▸ **Records shown**
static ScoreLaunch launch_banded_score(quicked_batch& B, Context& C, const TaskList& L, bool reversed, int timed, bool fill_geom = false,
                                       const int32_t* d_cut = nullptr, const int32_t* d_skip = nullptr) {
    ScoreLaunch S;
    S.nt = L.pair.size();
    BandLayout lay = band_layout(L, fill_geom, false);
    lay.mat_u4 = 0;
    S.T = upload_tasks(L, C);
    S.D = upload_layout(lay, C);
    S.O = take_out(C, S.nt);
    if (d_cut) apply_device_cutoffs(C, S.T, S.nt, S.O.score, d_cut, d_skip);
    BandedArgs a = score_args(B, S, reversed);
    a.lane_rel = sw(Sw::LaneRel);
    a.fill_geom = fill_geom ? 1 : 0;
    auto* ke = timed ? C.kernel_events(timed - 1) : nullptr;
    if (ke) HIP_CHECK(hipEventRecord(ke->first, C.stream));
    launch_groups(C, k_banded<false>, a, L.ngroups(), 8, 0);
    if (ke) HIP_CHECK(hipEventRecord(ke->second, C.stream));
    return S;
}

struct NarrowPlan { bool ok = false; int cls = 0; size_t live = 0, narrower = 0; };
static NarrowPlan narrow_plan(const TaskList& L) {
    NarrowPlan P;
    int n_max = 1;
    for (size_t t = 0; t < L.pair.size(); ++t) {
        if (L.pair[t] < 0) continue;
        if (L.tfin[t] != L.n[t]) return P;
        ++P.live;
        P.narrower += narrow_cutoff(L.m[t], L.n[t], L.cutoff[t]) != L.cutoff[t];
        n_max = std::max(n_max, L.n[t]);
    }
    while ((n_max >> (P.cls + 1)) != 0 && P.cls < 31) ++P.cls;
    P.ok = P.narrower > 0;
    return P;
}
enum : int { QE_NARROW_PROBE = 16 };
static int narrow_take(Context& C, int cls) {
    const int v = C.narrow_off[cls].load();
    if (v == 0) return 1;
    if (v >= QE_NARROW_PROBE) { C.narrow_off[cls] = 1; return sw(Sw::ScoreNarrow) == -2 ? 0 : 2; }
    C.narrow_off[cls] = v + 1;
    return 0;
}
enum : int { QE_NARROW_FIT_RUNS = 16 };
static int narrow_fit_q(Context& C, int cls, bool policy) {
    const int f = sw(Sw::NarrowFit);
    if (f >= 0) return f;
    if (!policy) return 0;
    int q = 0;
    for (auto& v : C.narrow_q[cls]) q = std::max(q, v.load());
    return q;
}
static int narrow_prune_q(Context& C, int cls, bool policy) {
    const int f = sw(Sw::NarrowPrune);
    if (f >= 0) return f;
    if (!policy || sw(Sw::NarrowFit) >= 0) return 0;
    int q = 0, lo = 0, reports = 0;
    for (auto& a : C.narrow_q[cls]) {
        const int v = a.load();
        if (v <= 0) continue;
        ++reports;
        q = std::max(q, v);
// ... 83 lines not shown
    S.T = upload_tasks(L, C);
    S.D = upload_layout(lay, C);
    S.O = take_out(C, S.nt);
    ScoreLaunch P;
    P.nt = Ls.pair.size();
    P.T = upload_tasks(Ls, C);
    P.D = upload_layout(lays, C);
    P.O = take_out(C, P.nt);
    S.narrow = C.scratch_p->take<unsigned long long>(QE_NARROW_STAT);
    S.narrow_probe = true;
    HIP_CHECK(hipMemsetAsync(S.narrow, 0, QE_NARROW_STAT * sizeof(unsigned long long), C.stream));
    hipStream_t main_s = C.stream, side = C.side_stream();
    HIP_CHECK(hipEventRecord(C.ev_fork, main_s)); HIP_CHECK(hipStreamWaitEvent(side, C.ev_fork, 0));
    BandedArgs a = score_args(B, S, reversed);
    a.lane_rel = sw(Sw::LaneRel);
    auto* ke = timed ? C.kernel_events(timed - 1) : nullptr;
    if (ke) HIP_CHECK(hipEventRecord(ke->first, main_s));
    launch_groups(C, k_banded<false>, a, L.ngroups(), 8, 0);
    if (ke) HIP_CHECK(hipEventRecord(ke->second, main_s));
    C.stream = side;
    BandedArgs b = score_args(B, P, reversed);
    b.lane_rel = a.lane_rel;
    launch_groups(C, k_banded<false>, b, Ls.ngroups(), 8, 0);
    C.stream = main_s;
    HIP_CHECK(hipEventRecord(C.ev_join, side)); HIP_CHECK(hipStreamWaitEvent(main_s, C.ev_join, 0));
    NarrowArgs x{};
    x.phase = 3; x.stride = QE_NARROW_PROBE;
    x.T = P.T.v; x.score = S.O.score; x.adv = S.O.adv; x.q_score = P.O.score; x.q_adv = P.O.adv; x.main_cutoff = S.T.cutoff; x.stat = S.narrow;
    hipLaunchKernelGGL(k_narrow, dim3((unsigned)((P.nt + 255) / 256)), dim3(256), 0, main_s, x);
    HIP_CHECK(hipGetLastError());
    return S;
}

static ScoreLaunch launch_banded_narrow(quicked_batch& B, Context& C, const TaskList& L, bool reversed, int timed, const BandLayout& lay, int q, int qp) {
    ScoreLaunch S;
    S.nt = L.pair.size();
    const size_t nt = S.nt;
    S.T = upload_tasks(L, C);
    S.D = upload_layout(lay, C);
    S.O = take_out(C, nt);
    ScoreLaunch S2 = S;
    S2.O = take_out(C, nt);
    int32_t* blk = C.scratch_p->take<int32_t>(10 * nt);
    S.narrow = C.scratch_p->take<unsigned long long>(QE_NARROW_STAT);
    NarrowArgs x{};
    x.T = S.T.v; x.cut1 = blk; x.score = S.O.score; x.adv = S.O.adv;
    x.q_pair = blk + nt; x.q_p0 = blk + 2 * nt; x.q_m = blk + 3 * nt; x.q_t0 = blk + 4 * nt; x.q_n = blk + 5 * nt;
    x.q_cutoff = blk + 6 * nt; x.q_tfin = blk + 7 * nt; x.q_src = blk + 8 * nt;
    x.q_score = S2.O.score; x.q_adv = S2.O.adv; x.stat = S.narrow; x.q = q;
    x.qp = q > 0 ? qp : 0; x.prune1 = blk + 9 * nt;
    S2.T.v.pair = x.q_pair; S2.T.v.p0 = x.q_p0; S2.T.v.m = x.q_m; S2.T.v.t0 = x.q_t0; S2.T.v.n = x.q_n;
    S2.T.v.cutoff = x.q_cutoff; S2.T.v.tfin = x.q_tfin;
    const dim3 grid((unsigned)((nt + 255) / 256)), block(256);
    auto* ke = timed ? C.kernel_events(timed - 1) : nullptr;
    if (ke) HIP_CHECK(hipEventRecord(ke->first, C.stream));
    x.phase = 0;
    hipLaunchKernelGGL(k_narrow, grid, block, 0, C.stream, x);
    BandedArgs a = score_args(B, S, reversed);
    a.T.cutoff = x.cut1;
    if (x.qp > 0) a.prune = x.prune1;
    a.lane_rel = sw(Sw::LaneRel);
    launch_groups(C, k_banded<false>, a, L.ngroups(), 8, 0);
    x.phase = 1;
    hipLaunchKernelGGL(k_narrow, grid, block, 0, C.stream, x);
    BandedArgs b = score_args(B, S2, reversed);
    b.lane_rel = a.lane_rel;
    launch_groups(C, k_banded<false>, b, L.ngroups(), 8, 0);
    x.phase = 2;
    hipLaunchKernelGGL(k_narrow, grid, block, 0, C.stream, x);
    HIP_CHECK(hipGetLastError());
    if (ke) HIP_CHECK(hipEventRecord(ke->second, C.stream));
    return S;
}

▸ **About this exercise**
Copy out each line from the listing that contains the string "static".

▸ **Exercise solution**
static ScoreLaunch launch_banded_score(quicked_batch& B, Context& C, const TaskList& L, bool reversed, int timed, bool fill_geom = false,
static NarrowPlan narrow_plan(const TaskList& L) {
static int narrow_take(Context& C, int cls) {
static int narrow_fit_q(Context& C, int cls, bool policy) {
static int narrow_prune_q(Context& C, int cls, bool policy) {
static ScoreLaunch launch_banded_narrow(quicked_batch& B, Context& C, const TaskList& L, bool reversed, int timed, const BandLayout& lay, int q, int qp) {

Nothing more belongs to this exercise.